*Full title: Minimising entanglement in tensor-network quantum trajectories
Abstract:
In this seminar we introduce a way to directly leverage noise in trajectory-based stochastic methods to simulate open quantum many-body systems. Our key proposition, as outlined in Ref. [1], revolves around the insight that the same system dynamics can be obtained by different stochastic propagators, which give distinct ensembles of pure-state trajectories. Specifically, we introduce an adaptive optimisation strategy for selecting the stochastic propagator, with the objective of minimising the entanglement, which serves as a proxy of the expected cost of classically representing various trajectories.
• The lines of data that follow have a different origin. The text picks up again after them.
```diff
@@ -102,6 +110,9 @@
 int dvd_layernorm_rows(const float* in, int ldin, long stride_in, void* out16, int ldout, long stride_out,
                        int batch, long rows, int c, const float* gamma, const float* beta, const float* shift,
                        const float* scale, int ldmod, int mod_rows, float eps, void* stream);
+int dvd_layernorm_rows_form(const float* in, int ldin, long stride_in, void* out16, int ldout, long stride_out,
+                            int batch, long rows, int c, const float* gamma, const float* beta, const float* shift,
+                            const float* scale, int ldmod, int mod_rows, float eps, int form, void* stream);
 
 int dvd_build_r_rows(const float* feat_nhwc, const float* init_feat_nchw, const float* flow, void* out16, int ldo,
                      int n, int g, int n_hyp, int mode, void* stream);
@@ -115,6 +126,10 @@
 int dvd_colmean(const float* z, float* partial, float* pooled, int n, int t, int c, int chunks, void* stream);
 int dvd_posenc_add(float* z, const float* hs, const float* ws, const float* htab, const float* wtab, int n, int side,
                    int c, void* stream);
+int dvd_colmean_form(const float* z, float* partial, float* pooled, int n, int t, int c, int chunks, int form,
+                     void* stream);
+int dvd_posenc_add_ln(float* z, const float* hs, const float* ws, const float* htab, const float* wtab, void* out16,
+                      const float* gamma, const float* beta, float eps, int n, int side, int c, void* stream);
 
 int dvd_small_linear(const float* x, int ldx, const float* w, const float* b, float* y, int ldy, int m, int k, int n,
                      int kmod, int act_in, int act_out, void* stream);
@@ -122,6 +137,9 @@
 int dvd_final_tokens(const float* z, const float* gamma, const float* beta, const float* shift, const float* scale,
                      int ldmod, int mod_rows, const float* w8, const float* b8, const float* init_flow, float* x0,
                      float* tok8, int n, int g, void* stream);
+int dvd_final_tokens_form(const float* z, const float* gamma, const float* beta, const float* shift, const float* scale,
+                          int ldmod, int mod_rows, const float* w8, const float* b8, const float* init_flow, float* x0,
+                          float* tok8, int n, int g, int form, void* stream);
 
 int dvd_im2col3x3(const float* in, long sc, long sy, long sx, float* out, int ldo, int c, int h, int w, void* stream);
 int dvd_conv3x3_nhwc(const float* in, int c, const float* wgt, int kp, const float* bias, float* out, int cout, int h, int w,
@@ -176,6 +194,13 @@
                          void* stream);
 
 int dvd_dither_f16(const void* hi, const void* lo, void* out, long nelem, unsigned elem0, unsigned step, void* stream);
+typedef struct {
+  const void* hi; const void* lo; void* out;
+  long nelem;
+  unsigned elem0, block0;
+} dvd_dither_seg;
+long dvd_dither_table_fill(dvd_dither_seg* segs, int nseg);
+int dvd_dither_f16_table(const dvd_dither_seg* segs_dev, int nseg, long blocks, unsigned step, void* stream);
 
 int dvd_engine_create(int grid, int docs, int n_hyp, void** handle);
 int dvd_engine_destroy(void* handle);
```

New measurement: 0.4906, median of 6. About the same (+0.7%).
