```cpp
extern "C" int mslam_gemm_bf16(const void* A, const void* Wt, const float* bias, const void* residual_f32, void* out,
                               int M, int N, int K, int act, int out_is_bf16, void* stream) {
  MSLAM_REQUIRE(A && Wt && out, "gemm_bf16: null pointer");
  GemmArgs g = {};
  g.A = (const bf16*)A; g.W = (const bf16*)Wt; g.M = M; g.N = N; g.K = K; g.lda = K; g.bias = bias; g.act = act;
  g.out = out; g.out_kind = out_is_bf16 ? KIND_BF16 : KIND_F32; g.ldc = N; g.ldr1 = N; g.ldr2 = N;
  if (residual_f32) { g.res1 = residual_f32; g.res1_kind = KIND_F32; }
  return launch_gemm(g, (hipStream_t)stream);
}

extern "C" int mslam_conv2d_nhwc_bf16(const void* in, const void* Wt, const float* bias, const void* residual_bf16,
                                      void* out_bf16, int B, int H, int Wd, int Cin, int Cout, int ks, int stride,
                                      int relu_in, int act, void* stream) {
  MSLAM_REQUIRE(in && Wt && out_bf16, "conv2d: null pointer");
  MSLAM_REQUIRE((ks == 1 || ks == 3) && (stride == 1 || stride == 2), "conv2d: unsupported ks/stride");
  Lin l; l.W = (const bf16*)Wt; l.b = bias; l.out = Cout; l.in = ks * ks * Cin;
  GemmArgs g = conv_args((const bf16*)in, B, H, Wd, Cin, l, ks, stride);
  g.out = out_bf16; g.a_relu = relu_in; g.act = act;
  if (residual_bf16) { g.res1 = residual_bf16; g.res1_kind = KIND_BF16; }
  return launch_gemm(g, (hipStream_t)stream);
}

extern "C" int mslam_attention_bf16(const void* Q, const void* K, const void* VT, void* O, int batch, int heads,
                                    int nq, int nk, void* stream) {
  MSLAM_REQUIRE(Q && K && VT && O, "attention: null pointer");
  return launch_attention((const bf16*)Q, (const bf16*)K, (const bf16*)VT, (bf16*)O, batch, heads, nq, nk,
                          (hipStream_t)stream);
}

extern "C" int mslam_layernorm_f32(const float* x, const float* w, const float* b, void* out_bf16, float* out_f32,
                                   int rows, int D, float eps, void* stream) {
  MSLAM_REQUIRE(x && w && b && (out_bf16 || out_f32), "layernorm: null pointer");
  MSLAM_REQUIRE(D <= 2048 && rows > 0, "layernorm: D=%d must be <= 2048", D);
  launch_layernorm(x, w, b, (bf16*)out_bf16, out_f32, rows, D, eps, (hipStream_t)stream);
  MSLAM_LAUNCH_CHECK("layernorm");
  return MSLAM_OK;
}
```

Measured before the change: 166.6.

The physical mechanism underlying this idea is reminiscent of the phenomenon of measurement-induced phase transitions [2]. We complement our discussion with explicit examples of one-dimensional open quantum dynamics, demonstrating that optimised trajectory-based methods employing matrix product states (MPSs) can yield an exponential reduction in classical computational cost compared to other MPS-trajectory-based methods or compared to conventional matrix product density operator technique. We also note that our findings are interesting not only from a computational point of view, but also from a fundamental quantum-information-theoretic perspective, since they give rise to heuristic algorithms for finding upper bounds on mixed-state entanglement measures, such as the entanglement of formation, a task that holds an independent and intrinsic interest [3].
[1] Vovk, T., Pichler, H. Phys. Rev. Lett 128, 24 (2022).
[2] Skinner, B., Ruhman, J., and Nahum, A. Phys. Rev. X 9, 3 (2019).
[3] Uhlmann, A. Entropy 12, 7 (2010).
Date of talk: 2023-12-01